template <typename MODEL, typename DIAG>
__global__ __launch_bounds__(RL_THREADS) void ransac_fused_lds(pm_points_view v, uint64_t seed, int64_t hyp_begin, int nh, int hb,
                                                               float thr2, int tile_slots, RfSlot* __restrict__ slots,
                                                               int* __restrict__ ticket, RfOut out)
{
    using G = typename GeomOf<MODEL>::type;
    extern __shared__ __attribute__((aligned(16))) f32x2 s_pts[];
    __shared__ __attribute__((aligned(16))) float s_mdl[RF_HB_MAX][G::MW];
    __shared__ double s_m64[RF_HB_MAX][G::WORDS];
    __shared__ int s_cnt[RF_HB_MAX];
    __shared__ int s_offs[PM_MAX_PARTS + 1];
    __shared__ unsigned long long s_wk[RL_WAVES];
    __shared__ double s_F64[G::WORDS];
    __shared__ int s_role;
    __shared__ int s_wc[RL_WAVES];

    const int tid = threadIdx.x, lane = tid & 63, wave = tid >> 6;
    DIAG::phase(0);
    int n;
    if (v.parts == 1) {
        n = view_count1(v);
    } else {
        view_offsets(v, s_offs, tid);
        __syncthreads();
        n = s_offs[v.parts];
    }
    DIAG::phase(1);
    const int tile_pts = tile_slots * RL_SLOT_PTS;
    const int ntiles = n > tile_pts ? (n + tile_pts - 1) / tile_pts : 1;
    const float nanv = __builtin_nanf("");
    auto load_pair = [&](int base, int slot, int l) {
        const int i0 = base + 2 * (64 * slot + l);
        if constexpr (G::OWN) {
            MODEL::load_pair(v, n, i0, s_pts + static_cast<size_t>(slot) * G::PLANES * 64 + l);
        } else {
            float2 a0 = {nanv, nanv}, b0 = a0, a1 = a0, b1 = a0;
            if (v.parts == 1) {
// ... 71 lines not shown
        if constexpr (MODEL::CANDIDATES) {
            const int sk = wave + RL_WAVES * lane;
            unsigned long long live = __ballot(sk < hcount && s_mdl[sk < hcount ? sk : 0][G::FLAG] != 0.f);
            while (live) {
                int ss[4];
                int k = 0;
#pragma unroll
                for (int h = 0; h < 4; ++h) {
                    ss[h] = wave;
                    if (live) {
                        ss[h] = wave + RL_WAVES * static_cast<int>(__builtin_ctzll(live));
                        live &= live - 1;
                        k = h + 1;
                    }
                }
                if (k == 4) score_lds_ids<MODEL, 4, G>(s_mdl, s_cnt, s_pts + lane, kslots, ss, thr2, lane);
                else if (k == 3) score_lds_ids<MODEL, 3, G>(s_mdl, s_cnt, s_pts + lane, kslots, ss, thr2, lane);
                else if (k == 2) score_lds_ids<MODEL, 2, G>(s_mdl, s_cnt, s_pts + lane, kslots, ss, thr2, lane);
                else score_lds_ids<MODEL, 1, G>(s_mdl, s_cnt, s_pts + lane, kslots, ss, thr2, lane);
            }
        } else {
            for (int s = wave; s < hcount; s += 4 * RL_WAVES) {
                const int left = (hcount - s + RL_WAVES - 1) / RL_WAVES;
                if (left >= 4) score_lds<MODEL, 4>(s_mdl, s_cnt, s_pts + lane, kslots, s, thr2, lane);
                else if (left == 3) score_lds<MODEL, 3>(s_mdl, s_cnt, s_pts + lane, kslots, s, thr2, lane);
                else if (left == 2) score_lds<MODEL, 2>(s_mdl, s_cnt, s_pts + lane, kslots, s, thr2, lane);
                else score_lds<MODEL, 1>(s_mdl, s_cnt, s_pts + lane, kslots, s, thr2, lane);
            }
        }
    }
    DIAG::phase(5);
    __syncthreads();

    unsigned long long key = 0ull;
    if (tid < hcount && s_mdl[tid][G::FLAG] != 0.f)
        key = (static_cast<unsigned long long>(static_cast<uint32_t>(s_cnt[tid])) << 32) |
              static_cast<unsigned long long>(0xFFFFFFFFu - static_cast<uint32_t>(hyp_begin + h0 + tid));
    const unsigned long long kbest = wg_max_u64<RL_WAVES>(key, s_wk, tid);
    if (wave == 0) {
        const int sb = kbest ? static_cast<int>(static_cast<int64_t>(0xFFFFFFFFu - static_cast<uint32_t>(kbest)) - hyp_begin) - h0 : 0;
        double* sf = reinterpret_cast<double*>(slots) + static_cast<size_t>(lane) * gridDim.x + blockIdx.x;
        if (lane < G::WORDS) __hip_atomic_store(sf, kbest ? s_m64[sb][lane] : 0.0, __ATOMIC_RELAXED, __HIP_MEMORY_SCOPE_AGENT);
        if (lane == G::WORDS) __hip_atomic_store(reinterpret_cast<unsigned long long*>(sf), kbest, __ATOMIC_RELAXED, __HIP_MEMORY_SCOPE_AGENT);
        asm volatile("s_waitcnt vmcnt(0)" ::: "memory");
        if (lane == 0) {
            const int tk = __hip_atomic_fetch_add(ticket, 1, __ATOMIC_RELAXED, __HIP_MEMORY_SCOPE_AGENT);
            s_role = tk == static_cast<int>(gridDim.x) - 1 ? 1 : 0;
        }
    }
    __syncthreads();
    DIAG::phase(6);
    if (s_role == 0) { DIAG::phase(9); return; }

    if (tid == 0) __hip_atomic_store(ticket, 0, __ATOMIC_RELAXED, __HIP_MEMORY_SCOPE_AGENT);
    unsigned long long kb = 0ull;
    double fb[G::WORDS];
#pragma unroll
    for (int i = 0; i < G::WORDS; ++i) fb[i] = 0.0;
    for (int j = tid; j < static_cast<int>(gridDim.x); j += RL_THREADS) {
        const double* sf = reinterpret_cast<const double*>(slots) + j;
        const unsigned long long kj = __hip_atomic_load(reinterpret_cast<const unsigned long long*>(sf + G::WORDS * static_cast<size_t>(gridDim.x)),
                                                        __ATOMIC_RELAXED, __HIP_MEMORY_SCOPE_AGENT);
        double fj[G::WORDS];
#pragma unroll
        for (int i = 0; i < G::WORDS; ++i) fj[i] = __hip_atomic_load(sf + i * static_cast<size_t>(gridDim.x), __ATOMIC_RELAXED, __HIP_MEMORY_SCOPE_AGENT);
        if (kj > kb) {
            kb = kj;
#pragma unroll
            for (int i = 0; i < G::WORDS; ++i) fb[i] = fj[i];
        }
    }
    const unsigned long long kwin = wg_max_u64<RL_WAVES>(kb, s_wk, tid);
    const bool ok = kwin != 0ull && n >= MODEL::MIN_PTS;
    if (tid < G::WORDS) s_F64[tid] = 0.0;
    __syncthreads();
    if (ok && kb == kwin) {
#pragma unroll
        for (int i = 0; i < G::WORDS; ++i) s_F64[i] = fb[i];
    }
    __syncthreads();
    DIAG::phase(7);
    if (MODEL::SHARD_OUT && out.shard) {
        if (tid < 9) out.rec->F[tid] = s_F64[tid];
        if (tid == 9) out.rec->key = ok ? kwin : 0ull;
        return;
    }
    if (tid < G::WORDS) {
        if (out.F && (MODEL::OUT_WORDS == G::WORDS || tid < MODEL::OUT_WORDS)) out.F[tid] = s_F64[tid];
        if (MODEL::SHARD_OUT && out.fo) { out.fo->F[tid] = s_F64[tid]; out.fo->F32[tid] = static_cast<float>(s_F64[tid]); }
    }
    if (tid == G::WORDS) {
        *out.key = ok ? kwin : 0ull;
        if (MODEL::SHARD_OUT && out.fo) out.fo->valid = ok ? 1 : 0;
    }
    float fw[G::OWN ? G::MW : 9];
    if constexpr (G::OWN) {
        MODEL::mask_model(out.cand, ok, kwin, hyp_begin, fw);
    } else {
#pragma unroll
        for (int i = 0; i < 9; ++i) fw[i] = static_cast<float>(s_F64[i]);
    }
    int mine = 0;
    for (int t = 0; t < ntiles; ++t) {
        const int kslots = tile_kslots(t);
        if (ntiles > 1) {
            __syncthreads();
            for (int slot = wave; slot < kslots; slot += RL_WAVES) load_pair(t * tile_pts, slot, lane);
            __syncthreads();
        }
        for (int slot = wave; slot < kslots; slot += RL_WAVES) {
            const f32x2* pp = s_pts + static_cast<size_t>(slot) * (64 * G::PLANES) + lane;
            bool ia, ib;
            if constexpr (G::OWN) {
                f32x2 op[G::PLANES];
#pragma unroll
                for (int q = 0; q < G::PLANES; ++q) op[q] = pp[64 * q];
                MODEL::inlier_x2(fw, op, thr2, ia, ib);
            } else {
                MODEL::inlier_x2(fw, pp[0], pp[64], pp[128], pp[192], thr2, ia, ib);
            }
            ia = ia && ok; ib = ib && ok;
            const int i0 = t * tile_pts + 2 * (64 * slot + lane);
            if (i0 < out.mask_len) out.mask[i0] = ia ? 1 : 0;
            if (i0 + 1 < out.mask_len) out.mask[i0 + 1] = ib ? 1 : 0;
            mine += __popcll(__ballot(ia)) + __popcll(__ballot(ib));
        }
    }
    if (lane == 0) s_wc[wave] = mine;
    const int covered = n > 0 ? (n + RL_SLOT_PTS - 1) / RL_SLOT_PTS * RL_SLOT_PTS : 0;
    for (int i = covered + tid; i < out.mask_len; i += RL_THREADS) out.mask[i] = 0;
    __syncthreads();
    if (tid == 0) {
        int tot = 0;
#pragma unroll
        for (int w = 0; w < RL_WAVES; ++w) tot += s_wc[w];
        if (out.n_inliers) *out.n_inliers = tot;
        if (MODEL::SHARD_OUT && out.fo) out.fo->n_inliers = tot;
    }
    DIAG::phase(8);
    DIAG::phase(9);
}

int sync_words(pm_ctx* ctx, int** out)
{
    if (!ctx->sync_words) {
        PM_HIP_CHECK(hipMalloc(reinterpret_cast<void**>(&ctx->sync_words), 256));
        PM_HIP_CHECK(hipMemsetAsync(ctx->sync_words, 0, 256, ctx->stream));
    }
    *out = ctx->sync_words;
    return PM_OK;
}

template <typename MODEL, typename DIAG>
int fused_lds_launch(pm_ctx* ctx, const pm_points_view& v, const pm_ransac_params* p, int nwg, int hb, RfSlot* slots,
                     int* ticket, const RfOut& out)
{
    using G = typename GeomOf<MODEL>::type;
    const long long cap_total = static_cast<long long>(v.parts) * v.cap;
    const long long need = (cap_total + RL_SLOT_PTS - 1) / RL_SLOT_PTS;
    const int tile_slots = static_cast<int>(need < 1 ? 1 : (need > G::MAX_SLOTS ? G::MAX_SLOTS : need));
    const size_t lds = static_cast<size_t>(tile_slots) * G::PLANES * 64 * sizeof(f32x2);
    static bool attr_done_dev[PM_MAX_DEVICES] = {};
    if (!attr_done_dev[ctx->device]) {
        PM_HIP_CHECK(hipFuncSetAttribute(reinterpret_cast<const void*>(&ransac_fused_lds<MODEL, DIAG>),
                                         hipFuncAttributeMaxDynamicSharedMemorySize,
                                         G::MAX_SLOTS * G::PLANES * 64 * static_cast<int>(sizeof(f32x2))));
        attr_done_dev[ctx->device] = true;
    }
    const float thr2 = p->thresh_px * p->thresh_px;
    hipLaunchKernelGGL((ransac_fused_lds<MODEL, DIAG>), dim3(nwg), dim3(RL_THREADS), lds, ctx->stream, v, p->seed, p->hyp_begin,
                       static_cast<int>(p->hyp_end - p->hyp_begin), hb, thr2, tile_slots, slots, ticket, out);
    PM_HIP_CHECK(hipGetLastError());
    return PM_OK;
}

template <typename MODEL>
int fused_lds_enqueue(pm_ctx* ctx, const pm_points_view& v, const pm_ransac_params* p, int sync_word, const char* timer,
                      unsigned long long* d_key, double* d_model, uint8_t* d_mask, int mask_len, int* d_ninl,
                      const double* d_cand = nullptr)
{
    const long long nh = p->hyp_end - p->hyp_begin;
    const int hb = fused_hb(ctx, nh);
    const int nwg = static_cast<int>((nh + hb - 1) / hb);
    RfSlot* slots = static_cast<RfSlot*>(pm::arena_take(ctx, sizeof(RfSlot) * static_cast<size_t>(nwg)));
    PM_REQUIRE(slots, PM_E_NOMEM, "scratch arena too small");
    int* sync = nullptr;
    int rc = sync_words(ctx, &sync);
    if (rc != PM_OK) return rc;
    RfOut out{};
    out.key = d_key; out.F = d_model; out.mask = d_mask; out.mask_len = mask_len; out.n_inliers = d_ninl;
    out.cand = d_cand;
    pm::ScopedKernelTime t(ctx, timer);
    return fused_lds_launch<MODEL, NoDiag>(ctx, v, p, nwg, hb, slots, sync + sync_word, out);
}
═══
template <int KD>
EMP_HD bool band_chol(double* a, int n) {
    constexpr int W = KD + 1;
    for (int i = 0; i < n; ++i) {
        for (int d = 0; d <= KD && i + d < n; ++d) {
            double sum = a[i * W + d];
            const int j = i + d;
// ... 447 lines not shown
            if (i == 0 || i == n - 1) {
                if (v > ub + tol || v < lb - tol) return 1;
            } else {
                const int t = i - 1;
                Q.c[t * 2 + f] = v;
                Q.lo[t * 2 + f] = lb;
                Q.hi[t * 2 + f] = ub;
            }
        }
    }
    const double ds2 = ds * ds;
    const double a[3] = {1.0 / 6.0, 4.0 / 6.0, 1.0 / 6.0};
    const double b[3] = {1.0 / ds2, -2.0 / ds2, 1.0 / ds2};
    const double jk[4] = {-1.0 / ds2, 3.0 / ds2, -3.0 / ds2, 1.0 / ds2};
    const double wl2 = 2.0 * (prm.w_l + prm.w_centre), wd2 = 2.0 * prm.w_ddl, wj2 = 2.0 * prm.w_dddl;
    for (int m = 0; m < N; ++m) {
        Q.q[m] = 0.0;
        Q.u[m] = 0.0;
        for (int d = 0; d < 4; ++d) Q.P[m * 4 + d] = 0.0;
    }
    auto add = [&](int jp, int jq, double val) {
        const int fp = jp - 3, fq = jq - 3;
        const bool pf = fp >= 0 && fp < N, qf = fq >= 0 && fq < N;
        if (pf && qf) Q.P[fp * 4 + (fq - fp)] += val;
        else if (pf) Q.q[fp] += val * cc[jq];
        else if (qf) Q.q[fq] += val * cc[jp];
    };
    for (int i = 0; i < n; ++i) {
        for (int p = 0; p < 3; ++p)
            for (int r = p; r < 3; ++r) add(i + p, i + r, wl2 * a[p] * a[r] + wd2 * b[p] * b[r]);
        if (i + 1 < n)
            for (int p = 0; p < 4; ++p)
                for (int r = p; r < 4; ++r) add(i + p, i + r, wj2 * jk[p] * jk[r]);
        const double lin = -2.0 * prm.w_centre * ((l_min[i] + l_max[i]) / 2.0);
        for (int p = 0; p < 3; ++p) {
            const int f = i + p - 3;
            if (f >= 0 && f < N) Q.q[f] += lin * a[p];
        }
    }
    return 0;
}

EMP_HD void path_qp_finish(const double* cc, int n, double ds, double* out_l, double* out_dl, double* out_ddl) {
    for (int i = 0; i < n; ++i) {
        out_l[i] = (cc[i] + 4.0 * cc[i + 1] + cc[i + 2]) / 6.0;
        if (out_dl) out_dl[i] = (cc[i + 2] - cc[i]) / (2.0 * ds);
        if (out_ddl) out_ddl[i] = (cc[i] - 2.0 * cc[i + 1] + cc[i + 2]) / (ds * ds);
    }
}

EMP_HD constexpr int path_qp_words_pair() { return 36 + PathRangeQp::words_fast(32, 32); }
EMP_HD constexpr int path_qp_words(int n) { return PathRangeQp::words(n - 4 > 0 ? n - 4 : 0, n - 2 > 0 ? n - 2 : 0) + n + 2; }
═══
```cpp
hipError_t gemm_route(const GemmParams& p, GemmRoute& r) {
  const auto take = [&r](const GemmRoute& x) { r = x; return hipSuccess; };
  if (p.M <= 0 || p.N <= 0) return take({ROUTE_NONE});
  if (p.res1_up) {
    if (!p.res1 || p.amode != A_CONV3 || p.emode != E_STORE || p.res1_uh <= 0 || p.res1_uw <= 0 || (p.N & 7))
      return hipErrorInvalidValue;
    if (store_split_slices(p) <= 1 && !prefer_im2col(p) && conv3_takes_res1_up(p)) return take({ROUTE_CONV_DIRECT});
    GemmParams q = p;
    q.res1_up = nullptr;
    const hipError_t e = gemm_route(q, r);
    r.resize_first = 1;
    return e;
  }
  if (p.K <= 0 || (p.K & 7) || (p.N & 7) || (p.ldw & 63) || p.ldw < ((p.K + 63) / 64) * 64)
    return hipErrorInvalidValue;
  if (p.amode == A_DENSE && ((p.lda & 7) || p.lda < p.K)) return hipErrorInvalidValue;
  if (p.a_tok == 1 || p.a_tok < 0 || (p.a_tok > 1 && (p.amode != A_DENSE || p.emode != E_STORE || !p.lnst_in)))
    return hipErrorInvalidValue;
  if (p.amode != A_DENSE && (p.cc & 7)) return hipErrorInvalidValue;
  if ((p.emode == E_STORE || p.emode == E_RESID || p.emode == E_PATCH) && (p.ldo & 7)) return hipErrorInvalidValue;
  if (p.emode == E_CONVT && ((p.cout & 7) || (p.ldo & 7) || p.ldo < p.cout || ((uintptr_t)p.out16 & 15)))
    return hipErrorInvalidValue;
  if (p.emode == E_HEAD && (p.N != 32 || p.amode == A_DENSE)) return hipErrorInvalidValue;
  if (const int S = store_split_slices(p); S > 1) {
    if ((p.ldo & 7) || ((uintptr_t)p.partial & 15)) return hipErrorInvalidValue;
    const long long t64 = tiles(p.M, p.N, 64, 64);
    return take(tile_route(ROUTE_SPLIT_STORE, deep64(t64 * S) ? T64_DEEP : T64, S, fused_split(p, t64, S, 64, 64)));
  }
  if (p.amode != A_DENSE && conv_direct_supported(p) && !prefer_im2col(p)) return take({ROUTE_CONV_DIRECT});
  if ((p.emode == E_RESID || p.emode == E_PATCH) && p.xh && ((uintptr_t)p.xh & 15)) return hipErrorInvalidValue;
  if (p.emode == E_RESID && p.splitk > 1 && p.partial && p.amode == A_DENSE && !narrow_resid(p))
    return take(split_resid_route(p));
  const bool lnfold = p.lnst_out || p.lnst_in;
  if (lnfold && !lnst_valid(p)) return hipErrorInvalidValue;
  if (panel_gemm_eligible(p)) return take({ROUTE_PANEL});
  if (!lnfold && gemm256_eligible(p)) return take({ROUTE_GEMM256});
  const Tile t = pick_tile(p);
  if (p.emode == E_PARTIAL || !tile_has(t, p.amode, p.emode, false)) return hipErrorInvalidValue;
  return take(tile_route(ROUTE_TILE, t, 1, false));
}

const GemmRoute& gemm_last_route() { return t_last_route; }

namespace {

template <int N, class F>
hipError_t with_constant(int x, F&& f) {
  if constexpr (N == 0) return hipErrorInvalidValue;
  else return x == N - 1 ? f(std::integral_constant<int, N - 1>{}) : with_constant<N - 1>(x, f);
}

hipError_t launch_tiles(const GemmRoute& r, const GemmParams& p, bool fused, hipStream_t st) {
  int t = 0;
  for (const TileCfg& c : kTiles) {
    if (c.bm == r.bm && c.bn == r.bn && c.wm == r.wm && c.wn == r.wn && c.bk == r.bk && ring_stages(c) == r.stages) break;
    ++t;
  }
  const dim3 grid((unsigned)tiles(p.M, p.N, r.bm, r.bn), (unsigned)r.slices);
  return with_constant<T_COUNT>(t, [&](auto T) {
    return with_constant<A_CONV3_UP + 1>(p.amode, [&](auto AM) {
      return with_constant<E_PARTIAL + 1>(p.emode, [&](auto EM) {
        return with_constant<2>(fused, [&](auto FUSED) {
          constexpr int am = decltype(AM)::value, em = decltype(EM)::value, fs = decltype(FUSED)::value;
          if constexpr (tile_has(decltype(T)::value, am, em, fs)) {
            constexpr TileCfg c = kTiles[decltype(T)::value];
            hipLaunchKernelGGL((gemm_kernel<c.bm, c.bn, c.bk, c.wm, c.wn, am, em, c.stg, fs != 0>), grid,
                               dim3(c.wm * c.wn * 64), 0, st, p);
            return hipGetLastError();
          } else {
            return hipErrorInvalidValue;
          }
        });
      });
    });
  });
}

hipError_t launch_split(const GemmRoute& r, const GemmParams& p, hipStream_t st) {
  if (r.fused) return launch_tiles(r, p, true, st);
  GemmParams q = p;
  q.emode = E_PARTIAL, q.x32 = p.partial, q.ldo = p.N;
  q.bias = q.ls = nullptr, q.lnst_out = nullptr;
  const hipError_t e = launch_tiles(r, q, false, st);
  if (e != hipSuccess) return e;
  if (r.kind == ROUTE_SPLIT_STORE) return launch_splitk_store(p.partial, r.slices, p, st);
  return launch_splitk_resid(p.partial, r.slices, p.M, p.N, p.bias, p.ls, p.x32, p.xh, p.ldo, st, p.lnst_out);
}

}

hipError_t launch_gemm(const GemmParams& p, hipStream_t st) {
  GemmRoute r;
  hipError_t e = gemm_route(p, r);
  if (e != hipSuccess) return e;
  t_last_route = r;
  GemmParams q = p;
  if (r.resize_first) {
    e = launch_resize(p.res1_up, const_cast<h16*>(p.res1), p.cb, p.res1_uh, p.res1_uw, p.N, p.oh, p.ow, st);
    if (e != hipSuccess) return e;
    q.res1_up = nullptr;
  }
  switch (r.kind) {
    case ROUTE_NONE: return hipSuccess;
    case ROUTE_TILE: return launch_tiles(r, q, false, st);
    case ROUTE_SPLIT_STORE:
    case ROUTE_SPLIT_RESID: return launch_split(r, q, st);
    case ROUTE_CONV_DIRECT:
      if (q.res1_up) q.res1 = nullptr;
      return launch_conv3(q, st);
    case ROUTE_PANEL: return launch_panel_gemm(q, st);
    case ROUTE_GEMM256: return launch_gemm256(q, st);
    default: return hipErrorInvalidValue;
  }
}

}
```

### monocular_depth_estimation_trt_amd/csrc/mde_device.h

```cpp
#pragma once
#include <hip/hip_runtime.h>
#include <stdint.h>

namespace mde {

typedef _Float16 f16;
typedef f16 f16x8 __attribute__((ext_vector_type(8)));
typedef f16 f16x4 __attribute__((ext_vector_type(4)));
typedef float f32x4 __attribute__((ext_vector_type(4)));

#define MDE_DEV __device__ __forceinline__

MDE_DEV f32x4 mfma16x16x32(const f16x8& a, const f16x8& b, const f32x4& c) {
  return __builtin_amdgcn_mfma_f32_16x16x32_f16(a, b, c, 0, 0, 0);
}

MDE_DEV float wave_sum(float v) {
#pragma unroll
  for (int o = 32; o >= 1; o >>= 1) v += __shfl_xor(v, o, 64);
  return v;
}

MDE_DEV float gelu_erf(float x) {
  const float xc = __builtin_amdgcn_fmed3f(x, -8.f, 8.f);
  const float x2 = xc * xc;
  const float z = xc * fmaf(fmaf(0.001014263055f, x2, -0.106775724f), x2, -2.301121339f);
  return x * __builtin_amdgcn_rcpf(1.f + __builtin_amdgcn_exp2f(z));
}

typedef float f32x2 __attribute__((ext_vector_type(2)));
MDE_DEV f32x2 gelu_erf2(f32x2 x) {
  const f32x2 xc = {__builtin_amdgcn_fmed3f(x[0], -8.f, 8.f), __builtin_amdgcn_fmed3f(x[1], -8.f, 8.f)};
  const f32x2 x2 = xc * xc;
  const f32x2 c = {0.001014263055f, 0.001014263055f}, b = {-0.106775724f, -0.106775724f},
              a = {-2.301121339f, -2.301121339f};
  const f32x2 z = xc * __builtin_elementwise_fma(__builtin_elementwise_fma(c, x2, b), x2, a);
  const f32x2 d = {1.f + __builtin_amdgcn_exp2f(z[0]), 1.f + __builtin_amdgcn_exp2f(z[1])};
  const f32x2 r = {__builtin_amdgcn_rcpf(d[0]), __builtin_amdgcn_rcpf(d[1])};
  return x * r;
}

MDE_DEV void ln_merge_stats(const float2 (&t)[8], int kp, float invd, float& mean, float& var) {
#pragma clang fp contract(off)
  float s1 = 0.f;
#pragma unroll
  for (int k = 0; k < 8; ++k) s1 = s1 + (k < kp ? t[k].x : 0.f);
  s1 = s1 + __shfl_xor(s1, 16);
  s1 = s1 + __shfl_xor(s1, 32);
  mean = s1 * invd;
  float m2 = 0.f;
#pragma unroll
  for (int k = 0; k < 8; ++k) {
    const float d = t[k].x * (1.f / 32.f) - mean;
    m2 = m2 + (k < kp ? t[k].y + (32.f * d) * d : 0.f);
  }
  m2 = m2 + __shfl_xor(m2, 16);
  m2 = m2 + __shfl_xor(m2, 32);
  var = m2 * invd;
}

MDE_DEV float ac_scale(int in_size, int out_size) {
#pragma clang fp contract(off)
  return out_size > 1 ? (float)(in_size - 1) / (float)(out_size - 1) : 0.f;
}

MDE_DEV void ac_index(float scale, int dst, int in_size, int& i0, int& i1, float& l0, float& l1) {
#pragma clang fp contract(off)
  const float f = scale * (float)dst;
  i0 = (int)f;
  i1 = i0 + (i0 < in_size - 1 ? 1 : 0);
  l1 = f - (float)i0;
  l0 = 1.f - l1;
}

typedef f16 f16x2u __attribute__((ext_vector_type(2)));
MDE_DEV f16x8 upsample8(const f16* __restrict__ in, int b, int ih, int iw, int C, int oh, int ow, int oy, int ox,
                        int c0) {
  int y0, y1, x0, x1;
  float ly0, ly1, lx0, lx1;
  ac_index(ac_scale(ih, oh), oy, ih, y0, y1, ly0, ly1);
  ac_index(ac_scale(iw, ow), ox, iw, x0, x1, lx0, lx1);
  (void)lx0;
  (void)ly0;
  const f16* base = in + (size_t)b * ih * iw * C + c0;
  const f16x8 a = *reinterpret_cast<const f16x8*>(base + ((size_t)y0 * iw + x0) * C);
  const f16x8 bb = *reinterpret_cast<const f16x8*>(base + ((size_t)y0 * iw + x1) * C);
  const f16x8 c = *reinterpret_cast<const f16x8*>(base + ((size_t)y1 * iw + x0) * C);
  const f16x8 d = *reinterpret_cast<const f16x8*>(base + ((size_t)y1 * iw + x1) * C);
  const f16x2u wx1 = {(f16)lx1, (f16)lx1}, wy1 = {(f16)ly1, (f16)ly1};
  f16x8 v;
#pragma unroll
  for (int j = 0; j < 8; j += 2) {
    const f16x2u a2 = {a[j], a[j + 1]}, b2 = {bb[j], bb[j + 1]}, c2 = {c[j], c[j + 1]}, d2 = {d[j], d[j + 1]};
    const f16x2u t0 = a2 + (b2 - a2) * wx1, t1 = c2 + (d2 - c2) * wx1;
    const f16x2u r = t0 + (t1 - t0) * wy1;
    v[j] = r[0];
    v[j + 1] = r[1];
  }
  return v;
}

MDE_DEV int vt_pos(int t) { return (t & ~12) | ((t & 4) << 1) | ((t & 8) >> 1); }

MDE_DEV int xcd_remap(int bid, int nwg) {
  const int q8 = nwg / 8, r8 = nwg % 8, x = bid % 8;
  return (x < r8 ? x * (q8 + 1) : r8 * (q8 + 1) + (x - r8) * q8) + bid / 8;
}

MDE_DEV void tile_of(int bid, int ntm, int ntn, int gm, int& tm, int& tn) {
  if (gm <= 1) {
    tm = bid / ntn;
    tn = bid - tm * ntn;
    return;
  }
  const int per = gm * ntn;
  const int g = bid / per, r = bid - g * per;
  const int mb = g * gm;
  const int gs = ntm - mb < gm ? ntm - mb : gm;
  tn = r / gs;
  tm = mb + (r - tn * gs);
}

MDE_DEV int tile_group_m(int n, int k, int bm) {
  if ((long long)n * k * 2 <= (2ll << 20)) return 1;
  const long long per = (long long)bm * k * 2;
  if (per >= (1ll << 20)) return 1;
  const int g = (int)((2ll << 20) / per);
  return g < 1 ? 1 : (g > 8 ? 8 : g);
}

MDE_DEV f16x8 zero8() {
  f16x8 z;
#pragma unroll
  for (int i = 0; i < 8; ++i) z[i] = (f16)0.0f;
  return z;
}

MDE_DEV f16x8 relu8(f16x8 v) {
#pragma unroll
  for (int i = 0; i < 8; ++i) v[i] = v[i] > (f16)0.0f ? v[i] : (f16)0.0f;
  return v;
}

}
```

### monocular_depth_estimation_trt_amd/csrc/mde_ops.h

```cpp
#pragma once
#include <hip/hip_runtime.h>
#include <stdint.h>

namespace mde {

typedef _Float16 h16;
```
═══
- What is expected
Where the word "kslots" occurs in a line of the records, copy that line.

- Solution
                if (k == 4) score_lds_ids<MODEL, 4, G>(s_mdl, s_cnt, s_pts + lane, kslots, ss, thr2, lane);
                else if (k == 3) score_lds_ids<MODEL, 3, G>(s_mdl, s_cnt, s_pts + lane, kslots, ss, thr2, lane);
                else if (k == 2) score_lds_ids<MODEL, 2, G>(s_mdl, s_cnt, s_pts + lane, kslots, ss, thr2, lane);
                else score_lds_ids<MODEL, 1, G>(s_mdl, s_cnt, s_pts + lane, kslots, ss, thr2, lane);
                if (left >= 4) score_lds<MODEL, 4>(s_mdl, s_cnt, s_pts + lane, kslots, s, thr2, lane);
                else if (left == 3) score_lds<MODEL, 3>(s_mdl, s_cnt, s_pts + lane, kslots, s, thr2, lane);
                else if (left == 2) score_lds<MODEL, 2>(s_mdl, s_cnt, s_pts + lane, kslots, s, thr2, lane);
                else score_lds<MODEL, 1>(s_mdl, s_cnt, s_pts + lane, kslots, s, thr2, lane);
        const int kslots = tile_kslots(t);
            for (int slot = wave; slot < kslots; slot += RL_WAVES) load_pair(t * tile_pts, slot, lane);
        for (int slot = wave; slot < kslots; slot += RL_WAVES) {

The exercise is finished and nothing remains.